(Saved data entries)
⁂
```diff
diff --git a/daliid_amd/csrc/resnet_plan.hip b/daliid_amd/csrc/resnet_plan.hip
--- a/daliid_amd/csrc/resnet_plan.hip
+++ b/daliid_amd/csrc/resnet_plan.hip
@@ -228,10 +228,10 @@
         reserve(net, a, b.wd1, (size_t)b.width * (b.cout + b.width) * 2);
         reserve(net, a, b.ut, (size_t)b.width * b.cout * 4); reserve(net, a, b.dot, (size_t)(b.width / 32) * b.cout * 12);
         max_cs = std::max(max_cs, std::max(colsum_partial_floats((int)pout, b.cout), colsum_partial_floats((int)pout, b.width)) * 4);
-        int sp, pps; size_t wsb;
-        wgrad_plan(b.width, b.width, (int)pout, 512, &sp, &pps, &wsb, 1, 0);
+        int sp, pps; size_t wsb, csb;
+        gram_workspace_bytes((int)pout, b.width, &wsb, &csb);
         max_slab = std::max(max_slab, wsb);
-        max_cs = std::max(max_cs, (size_t)wgrad_colsum_rows(b.width, b.width, 1, (int)pout, sp) * b.width * 4);
+        max_cs = std::max(max_cs, csb);
         wgrad_plan(b.cout, b.width, (int)pout, 512, &sp, &pps, &wsb, 1, 0);
         max_cs = std::max(max_cs, (size_t)wgrad_colsum_rows(b.cout, b.width, 1, (int)pout, sp) * b.cout * 4);
         reserve(net, a, b.y, pout * b.cout * 2);
@@ -241,10 +241,10 @@
             reserve(net, a, b.gram_d, (size_t)b.cin * b.cin * 4); reserve(net, a, b.m2_d, (size_t)b.cin * 4);
             reserve(net, a, b.ut_d, (size_t)b.cin * b.cout * 4); reserve(net, a, b.bvec_d, (size_t)b.cin * 4); reserve(net, a, b.qk_d, (size_t)b.cout * 8);
             reserve(net, a, b.wdd, (size_t)b.cin * (b.cout + b.cin) * 2);
-            int sp, pps; size_t wsb;
-            wgrad_plan(b.cin, b.cin, (int)pin, 512, &sp, &pps, &wsb, 1, 0);
+            size_t wsb, csb;
+            gram_workspace_bytes((int)pin, b.cin, &wsb, &csb);
             max_slab = std::max(max_slab, wsb);
-            max_cs = std::max(max_cs, std::max(colsum_partial_floats((int)pin, b.cin), (size_t)wgrad_colsum_rows(b.cin, b.cin, 1, (int)pin, sp) * b.cin) * 4);
+            max_cs = std::max(max_cs, csb);
         }
         b.cat_eval = b.has_ds && b.cd.stride == 1 && conv_cat_act_supported(b.cout, b.width, b.cin, (int)pout, 2);
         if (b.cat_eval) { reserve(net, a, b.wcat, (size_t)b.cout * 2 * (b.width + b.cin) * 2); reserve(net, a, b.shcat, (size_t)b.cout * 4); }
@@ -461,16 +461,7 @@
         }
         const int Pout = net->N * b.hout * b.wout;
         if (tr) {
-            const Conv sq = square_conv(b.c3);
-            WGradArgs wa{};
-            wa.dY = b.a2; wa.X = b.a2; wa.partial = net->wgrad_slab; wa.Cm = b.width; wa.P = Pout; wa.Ntot = b.width;
-            wa.g = conv_geom(sq, 0);
-            size_t wsb;
-            wgrad_plan(wa.Cm, wa.Ntot, wa.P, 512, &wa.splits, &wa.pix_per_split, &wsb, 1, 0);
-            const bool fused_cs = wgrad_colsum_supported(wa.Cm, wa.Ntot, 1, wa.P);
-            if (fused_cs) wa.colsum = net->cs_partial;
-            if ((rc = launch_igemm_wgrad(st, wa, b.gram, 0, fused_cs ? b.m2 : nullptr, fused_cs ? wgrad_colsum_rows(wa.Cm, wa.Ntot, 1, wa.P, wa.splits) : 0))) return rc;
-            if (!fused_cs && (rc = launch_colsum(st, b.a2, Pout, b.width, b.m2, net->cs_partial, net->red_scratch))) return rc;
+            if ((rc = launch_gram(st, b.a2, Pout, b.width, conv_geom(square_conv(b.c3), 0), b.gram, b.m2, net->wgrad_slab, net->cs_partial, net->red_scratch))) return rc;
             if ((rc = launch_bnlin_stats(st, b.c3.w_bf16, b.c3.wt_bf16, b.gram, b.m2, b.cout, b.width, (double)Pout, net->P + b.b3.g_off, net->P + b.b3.b_off,
                                          net->B + b.b3.rm_off, net->B + b.b3.rv_off, 0.1f, 1e-5f, b.ut, b.dot, b.b3.scale, b.b3.shift, b.b3.mean,
                                          b.b3.invstd))) return rc;
@@ -496,15 +487,7 @@
             if (b.lin_ds && tr) {
                 Conv sq = b.cd;
                 sq.cout = b.cd.cin;
-                WGradArgs wa{};
-                wa.dY = x; wa.X = x; wa.partial = net->wgrad_slab; wa.Cm = b.cin; wa.P = Pout; wa.Ntot = b.cin;
-                wa.g = conv_geom(sq, 0);
-                size_t wsb;
-                wgrad_plan(wa.Cm, wa.Ntot, wa.P, 512, &wa.splits, &wa.pix_per_split, &wsb, 1, 0);
-                const bool fused_cs = wgrad_colsum_supported(wa.Cm, wa.Ntot, 1, wa.P);
-                if (fused_cs) wa.colsum = net->cs_partial;
-                if ((rc = launch_igemm_wgrad(st, wa, b.gram_d, 0, fused_cs ? b.m2_d : nullptr, fused_cs ? wgrad_colsum_rows(wa.Cm, wa.Ntot, 1, wa.P, wa.splits) : 0))) return rc;
-                if (!fused_cs && (rc = launch_colsum(st, x, Pout, b.cin, b.m2_d, net->cs_partial, net->red_scratch))) return rc;
+                if ((rc = launch_gram(st, x, Pout, b.cin, conv_geom(sq, 0), b.gram_d, b.m2_d, net->wgrad_slab, net->cs_partial, net->red_scratch))) return rc;
                 if ((rc = launch_bnlin_ut(st, b.cd.w_bf16, b.gram_d, b.cout, b.cin, b.ut_d))) return rc;
             }
         }
diff --git a/daliid_amd/csrc/wgrad_frag.h b/daliid_amd/csrc/wgrad_frag.h
--- /dev/null
+++ b/daliid_amd/csrc/wgrad_frag.h
@@ -0,0 +1,83 @@
+#pragma once
+#include "common.h"
+
+namespace dali {
+
+__device__ __forceinline__ int wg_swz(int row) { return (row & 3) | (((row >> 3) & 1) << 2); }
+
+typedef short s16x4_t __attribute__((ext_vector_type(4)));
+
+__device__ __forceinline__ bf16x8_t tr_frag(const uint16_t* tile, int chunk32, int lane) {
+    const int g = lane >> 4, q = (lane & 15) >> 2, p = lane & 3;
+    const int row0 = 8 * g + q, row1 = row0 + 4;
+    const int off0 = row0 * 128 + ((chunk32 ^ wg_swz(row0)) << 4) + 4 * p;
+    const int off1 = row1 * 128 + ((chunk32 ^ wg_swz(row1)) << 4) + 4 * p;
+    typedef __attribute__((address_space(3))) s16x4_t* lds_ptr_t;
+    const s16x4_t a = __builtin_amdgcn_ds_read_tr16_b64_v4i16((lds_ptr_t)(tile + off0));
+    const s16x4_t b = __builtin_amdgcn_ds_read_tr16_b64_v4i16((lds_ptr_t)(tile + off1));
+    typedef short s16x8_t __attribute__((ext_vector_type(8)));
+    const s16x8_t v = {a[0], a[1], a[2], a[3], b[0], b[1], b[2], b[3]};
+    return __builtin_bit_cast(bf16x8_t, v);
+}
+
+struct TrPair { s16x4_t lo, hi; };
+__device__ __forceinline__ s16x4_t ds_read_tr_raw(const uint16_t* p) {
+    typedef __attribute__((address_space(3))) const uint16_t* lds_cptr_t;
+    const uint32_t addr = (uint32_t)(uintptr_t)(lds_cptr_t)p;
+    s16x4_t v;
+    asm volatile("ds_read_b64_tr_b16 %0, %1" : "=v"(v) : "v"(addr));
+    return v;
+}
+__device__ __forceinline__ TrPair tr_frag_raw(const uint16_t* tile, int chunk32, int lane) {
+    const int g = lane >> 4, q = (lane & 15) >> 2, p = lane & 3;
+    const int row0 = 8 * g + q, row1 = row0 + 4;
+    const int off0 = row0 * 128 + ((chunk32 ^ wg_swz(row0)) << 4) + 4 * p;
+    const int off1 = row1 * 128 + ((chunk32 ^ wg_swz(row1)) << 4) + 4 * p;
+    return TrPair{ds_read_tr_raw(tile + off0), ds_read_tr_raw(tile + off1)};
+}
+__device__ __forceinline__ bf16x8_t tr_join(const TrPair& t) {
+    typedef short s16x8_t __attribute__((ext_vector_type(8)));
+    const s16x8_t v = {t.lo[0], t.lo[1], t.lo[2], t.lo[3], t.hi[0], t.hi[1], t.hi[2], t.hi[3]};
+    return __builtin_bit_cast(bf16x8_t, v);
+}
+template <int N>
+__device__ __forceinline__ void tr_settle(TrPair& a, TrPair& b, TrPair& c, TrPair& d) {
+    static_assert(N == 0 || N == 8 || N == 10 || N == 16 || N == 18, "lgkmcnt immediates used by the callers");
+    if constexpr (N == 0) asm volatile("s_waitcnt lgkmcnt(0)" : "+v"(a.lo), "+v"(a.hi), "+v"(b.lo), "+v"(b.hi), "+v"(c.lo), "+v"(c.hi), "+v"(d.lo), "+v"(d.hi));
+    else if constexpr (N == 8) asm volatile("s_waitcnt lgkmcnt(8)" : "+v"(a.lo), "+v"(a.hi), "+v"(b.lo), "+v"(b.hi), "+v"(c.lo), "+v"(c.hi), "+v"(d.lo), "+v"(d.hi));
+    else if constexpr (N == 10) asm volatile("s_waitcnt lgkmcnt(10)" : "+v"(a.lo), "+v"(a.hi), "+v"(b.lo), "+v"(b.hi), "+v"(c.lo), "+v"(c.hi), "+v"(d.lo), "+v"(d.hi));
+    else if constexpr (N == 16) asm volatile("s_waitcnt lgkmcnt(15)" : "+v"(a.lo), "+v"(a.hi), "+v"(b.lo), "+v"(b.hi), "+v"(c.lo), "+v"(c.hi), "+v"(d.lo), "+v"(d.hi));
+    else asm volatile("s_waitcnt lgkmcnt(15)" : "+v"(a.lo), "+v"(a.hi), "+v"(b.lo), "+v"(b.hi), "+v"(c.lo), "+v"(c.hi), "+v"(d.lo), "+v"(d.hi));
+}
+
+__device__ __forceinline__ void tr_settle_all(TrPair& a) { asm volatile("s_waitcnt lgkmcnt(0)" : "+v"(a.lo), "+v"(a.hi)); }
+
+template <int FM, int FN>
+__device__ __forceinline__ void store_slab_tiles(float* slab, const f32x4_t (&acc)[FM][FN], int m_first, int n_first, int Cm, int Ntot, int lane) {
+    const int mr = m_first + (lane >> 4) * 4, nc = n_first + (lane & 15);
+    if (m_first + 16 * FM <= Cm && n_first + 16 * FN <= Ntot) {
+        float* row = slab + (size_t)mr * Ntot + nc;
+#pragma unroll
+        for (int i = 0; i < FM; ++i)
+#pragma unroll
+            for (int rr = 0; rr < 4; ++rr) {
+                float* p = row + (size_t)(i * 16 + rr) * Ntot;
+#pragma unroll
+                for (int j = 0; j < FN; ++j) p[j * 16] = acc[i][j][rr];
+            }
+        return;
+    }
+#pragma unroll
+    for (int i = 0; i < FM; ++i)
+#pragma unroll
+        for (int j = 0; j < FN; ++j) {
+            const int n = nc + j * 16;
+#pragma unroll
+            for (int rr = 0; rr < 4; ++rr) {
+                const int m = mr + i * 16 + rr;
+                if (m < Cm && n < Ntot) slab[(size_t)m * Ntot + n] = acc[i][j][rr];
+            }
+        }
+}
+
+}
diff --git a/include/daliid_debug.h b/include/daliid_debug.h
--- a/include/daliid_debug.h
+++ b/include/daliid_debug.h
@@ -1,5 +1,6 @@
 #ifndef DALIID_DEBUG_H
 #define DALIID_DEBUG_H
+#include <stdint.h>
 
 #ifdef __cplusplus
 extern "C" {
@@ -13,6 +14,9 @@
 
 int dali_debug_splitk_reduce(void* stream, const float* partial, float* out, long long elems, int splits, int accumulate);
 
+struct dali_ctx;
+int dali_debug_gram(struct dali_ctx* ctx, void* stream, const uint16_t* a, int P, int w, float* gram, float* m2, int path);
+
 struct dali_resnet;
 int dali_debug_resnet_backward_block(struct dali_resnet* net, void* stream, const float* d_emb, int block);
 
```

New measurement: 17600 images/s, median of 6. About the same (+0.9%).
⁂
ACTIVITY -
Search the records above for the string "stream". Report each line that has it.

RESPONSE -
 int dali_debug_splitk_reduce(void* stream, const float* partial, float* out, long long elems, int splits, int accumulate);
+int dali_debug_gram(struct dali_ctx* ctx, void* stream, const uint16_t* a, int P, int w, float* gram, float* m2, int path);
 int dali_debug_resnet_backward_block(struct dali_resnet* net, void* stream, const float* d_emb, int block);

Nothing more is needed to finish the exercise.